Hawaii prop guard bill amended to be effective in 2088
The bill was introduced and passed its first reading on 25 January 2016.
On 27 January 2016 the bill was referred to the House Committee on Ocean, Marine Resources, & Hawaiian Affairs (OMH)
The bill was heard by OMH on 12 February 2016.
OMH recommended the bill be passed with amendments on 17 February 2016, the same date testimony on the bill was heard before OMH in a Public Hearing.
Public testimony could be submitted online. Submissions were posted as a group on the Hawaii State Legislature page for the bill. The first page is the testimony of Suzanne D. Case, Chairperson of the State of Hawaii Department of Land and Natural Resources.
Suzanne D. Case: State of Hawaii Dept. of Land and Natural Resources
“While propeller guards may decrease the possibility of critical or fatal injuries in some instances, they can also interfere with the operation of the vessel that can hinder navigation, for instance, debris such as plastic bags can become entangled with the prop guard and cause cavitation. Propeller guards are also not manufactured for all vessels as they are typically affixed to outboard engines but may be impractical to install on sailboats and certain straight shaft vessels.

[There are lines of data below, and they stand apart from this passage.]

template <int CIN, bool FUSE_TAIL, bool STATS = false, int CREAL = CIN>
__global__ __launch_bounds__(512, 2) void conv3x3_halo_kernel(const ConvGemmParams p, const int n_tiles) {
  using namespace halo;
  extern __shared__ __attribute__((aligned(16))) unsigned char smem[];
  constexpr int NH = CIN / 64;
  constexpr int NKM = 9 * NH, NKT = NKM + (FUSE_TAIL ? 1 : 0);
  constexpr int MT = 5, NT = 4;
  const int t = threadIdx.x, lane = t & 63;
  const int wave = __builtin_amdgcn_readfirstlane(t >> 6);
  const int wm = wave >> 1, wn = wave & 1;
  const int lrow = lane & 15, lq = lane >> 4;
  const unsigned lds0 = (unsigned)(size_t)(lptrh_t)smem;
  unsigned char* const wst0 = smem + OFF_W;

  const unsigned char* const Xb = reinterpret_cast<const unsigned char*>(p.x);
  const unsigned char* const Wb = reinterpret_cast<const unsigned char*>(p.w);
  bf16* __restrict__ Y = reinterpret_cast<bf16*>(p.y);
  const int tiles_per_img = p.H / TR;
// ... 27 lines not shown
  auto issue_piece = [&](int j, int lane_o, const unsigned char* base, bool top, bool bot, int nb) {
    const int s = j * 64 + lane_o, hr = s / HP, hc = s - hr * HP;
    const bool ok = (base != nullptr) & (s < HR * HP) & (hc >= 1) & (hc <= TW) & !(top & (hr == 0)) & !(bot & (hr == HR - 1));
    const unsigned long a = (unsigned long)base + (unsigned long)(unsigned)(hr * x_rs + (hc - 1) * x_ps);
    const unsigned long z = (unsigned long)g_zero_page_halo;
    hdma1(reinterpret_cast<const void*>(ok ? a : z), lds0 + nb * HBUF + wave * PLANE + j * 1024);
  };
  auto halo_base = [&](int tile, int h) {
    const int bb = tile / tiles_per_img, rr = (tile - bb * tiles_per_img) * TR;
    if constexpr (CREAL != CIN) {
      if (h * 64 + wave * 8 >= CREAL) return (const unsigned char*)nullptr;
    }
    return Xb + (long)(bb * p.H + rr - 1) * x_rs + (p.x_planar ? (h * 8 + wave) * p.W * 16 : h * 128 + wave * 16);
  };

  f32x4 acc[MT][NT];
#pragma unroll
  for (int i = 0; i < MT; ++i)
#pragma unroll
    for (int j = 0; j < NT; ++j) acc[i][j] = f32x4{0.f, 0.f, 0.f, 0.f};

  int tix = blockIdx.x;
  if (tix >= n_tiles) return;
  const int my_tiles = (n_tiles - tix + (int)gridDim.x - 1) / (int)gridDim.x;
  int steps_left = my_tiles * NKT;

  auto wk_of = [&](int q) { return q >= NKM ? NKM : (NH == 2 ? (q >= 9 ? (q - 9) * 2 + 1 : q * 2) : q); };

  {
    const int r00 = (tix % tiles_per_img) * TR;
    const unsigned char* b0 = halo_base(tix, 0);
#pragma unroll
    for (int j = 0; j < NPIECE; ++j) issue_piece(j, lane, b0, r00 == 0, r00 + TR == p.H, 0);
  }
  issue_w(wk_of(0), 0);
  issue_w(wk_of(1 % NKT), 1);
  HWAIT(0);
  hbar();
  int st_cur = 0, st_pre = 2, q_pre = 2 % NKT;
  int buf = 0;
#define H_STAMP(acc_)

  auto advance = [&]() {
    st_cur = st_cur == NST - 1 ? 0 : st_cur + 1;
    st_pre = st_pre == NST - 1 ? 0 : st_pre + 1;
    q_pre = q_pre == NKT - 1 ? 0 : q_pre + 1;
    --steps_left;
  };

  while (true) {
    const int tnext = tix + (int)gridDim.x;
    const bool has_next = tnext < n_tiles;
    const int b = tix / tiles_per_img, r0 = (tix - b * tiles_per_img) * TR;
// ... 30 lines not shown
#pragma unroll
          for (int i = 0; i < MT; ++i) xf1[i] = *reinterpret_cast<const u32x4*>(smem + xb[i] + 4 * PLANE + TOFF);
        }
#pragma unroll
        for (int i = 0; i < MT; ++i)
#pragma unroll
          for (int j = 0; j < NT; ++j) acc[i][j] = mma_chunk<bf16>(wf0[j], xf0[i], acc[i][j]);
#pragma unroll
        for (int k = 0; k < MT + NT; ++k) {
          __builtin_amdgcn_sched_group_barrier(0x008, 1, 0);
          __builtin_amdgcn_sched_group_barrier(0x100, 1, 0);
        }
        __builtin_amdgcn_sched_group_barrier(0x008, MT * NT - (MT + NT), 0);
        __builtin_amdgcn_sched_barrier(0);
        H_STAMP(ckA);
        if (TAP >= 1 && TAP <= NPIECE) { if (pre_w) HWAIT(3); else HWAIT(1); }
        else { if (pre_w) HWAIT(2); else HWAIT(0); }
        H_STAMP(ckV);
        hbar();
        H_STAMP(ckW);
        if constexpr (TAP < NPIECE) issue_piece(TAP, lane_o, nbase, n_top, n_bot, buf ^ 1);
        const int st_next = st_cur == NST - 1 ? 0 : st_cur + 1;
        if constexpr (TAP < 8) {
          const unsigned char* wb = wst0 + st_next * STAGE + b_rd;
#pragma unroll
          for (int j = 0; j < NT; ++j) wf0[j] = *reinterpret_cast<const u32x4*>(wb + j * 2048 + sw0);
#pragma unroll
          for (int i = 0; i < MT; ++i) xf0[i] = *reinterpret_cast<const u32x4*>(smem + xb[i] + TOFF_N);
        } else if (FUSE_TAIL) {
          if (h == NH - 1) {
            const bf16* X2 = reinterpret_cast<const bf16*>(p.x2);
#pragma unroll
            for (int i = 0; i < MT; ++i) {
              const int lr = lane_o & 15;
              const int fr_o = ((lr >> 3) & 1) * 2 + ((lr >> 1) & 1), fc_o = ((lr >> 2) & 1) * 2 + (lr & 1);
              const size_t pix = (size_t)(b * p.H + r0 + blk_r(i) * 4 + fr_o) * p.W + blk_c(i) * 4 + fc_o;
              xf0[i] = hgload16(X2 + pix * p.x2_cstride + lq * 8);
            }
          }
        }
#pragma unroll
        for (int i = 0; i < MT; ++i)
#pragma unroll
          for (int j = 0; j < NT; ++j) acc[i][j] = mma_chunk<bf16>(wf1[j], xf1[i], acc[i][j]);
        if constexpr (TAP < NPIECE) {
#pragma unroll
          for (int k = 0; k < 8; ++k) {
            __builtin_amdgcn_sched_group_barrier(0x008, 1, 0);
            __builtin_amdgcn_sched_group_barrier(0x002, 3, 0);
          }
#pragma unroll
          for (int k = 0; k < MT + NT; ++k) {
            __builtin_amdgcn_sched_group_barrier(0x008, 1, 0);
            __builtin_amdgcn_sched_group_barrier(0x100, 1, 0);
          }
          __builtin_amdgcn_sched_group_barrier(0x008, MT * NT - 8 - (MT + NT), 0);
        } else if constexpr (TAP < 8) {
#pragma unroll
          for (int k = 0; k < MT + NT; ++k) {
            __builtin_amdgcn_sched_group_barrier(0x008, 1, 0);
// ... 185 lines not shown
  if (p.Cin != p.x_cstride || p.K != 9 * p.Cin) return false;
  if (p.stats && (p.pool2 || p.act != ACT_NONE)) return false;
  if (p.y_planar && (p.pool2 || p.stats)) return false;
  if (p.pool2) return p.Cin == 128 && p.x2 && p.K2 == 32 && p.x2_cstride >= 32 && p.pos && p.Kw == p.K + 64;
  return (p.Cin == 64 || p.Cin == 128) && !p.x2 && !p.pos && p.Kw == p.K;
}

She goes on to say her Department thinks public outreach, training, and education would be more effective. She notes some of those programs that are already underway including mandatory vessel operator boater safety training and Boating Safety Week.
Prior to 17 February, the proposed bill HB2024 was to take effect upon its passing. It would obviously take some time for the industry to respond and prepare to meet those requirements. We are used to seeing the Coast Guard use dates like three years after passing, then the industry will try to move them back further.
However, in this instance the bill was amended as House Bill 2024 HD1 with an effective date of 24 December 2088.
OMH returned the bill to the House with with recommendation that it be sent to the Committee on Judiciary. OMH’s brief recommendation included the following statement:
Ho‘omana Pono, LLC and one individual supported this measure. Lahaina Divers, Inc., Hawaii Goes Fishing, Hunting Farming and Fishing Association, and numerous individuals testified in opposition to this measure. The Department of Land and Natural Resources offered comments.
Your Committee has amended this measure by changing its effective date to December 24, 2088, to facilitate further discussion.
The bill now continues to make its way through the system as HB2024 HD1 (HD1 signifying the amended version)
While we definitely oppose the bill as it was written (guards mandatory on all recreational boats in Hawaii near shore), we do feel that open discussion and consideration of the bill could have been a great exercise leading to the identification of several devices and approaches detailed on our previous post. Hawaii could craft programs utilizing those devices and approaches, and others to help make their citizens safer on the water.
Instead Hawaii’s House Committee on Ocean, Marine Resources, & Hawaiian Affairs (OMH) virtually killed the bill by making it effective in 2088.
OMH says they pushed the date way out there “to facilitate further discussion.”
Legislatures frequently face challenges in which they do not have all the facts to make the best decision at this time. There are many legislative procedures that allow them to handle matters of that nature. Such as referring it to a committee for public hearings around the state, bringing in experts to speak on the topic (I am not talking about us), investigating the topic themselves, collecting data, reviewing the approaches of others, formation of study groups, consultation with U.S. Coast Guard, etc..
Here in Oklahoma the Legislature continues to stall on addressing oil well waste water injection issues surrounding earthquakes while the walls of our homes continue to crack and crumble. But the Oklahoma Legislature knows that if they were to currently pass a bill banning injection beginning in late 2088 the angry citizens of Oklahoma might well hang them on the steps of the State Capital the that same day.
While we oppose mandatory use of propeller guards on all recreational boats in Hawaii near shore, we encourage open discussion of this issue leading to positive changes, not effectively killing the bill.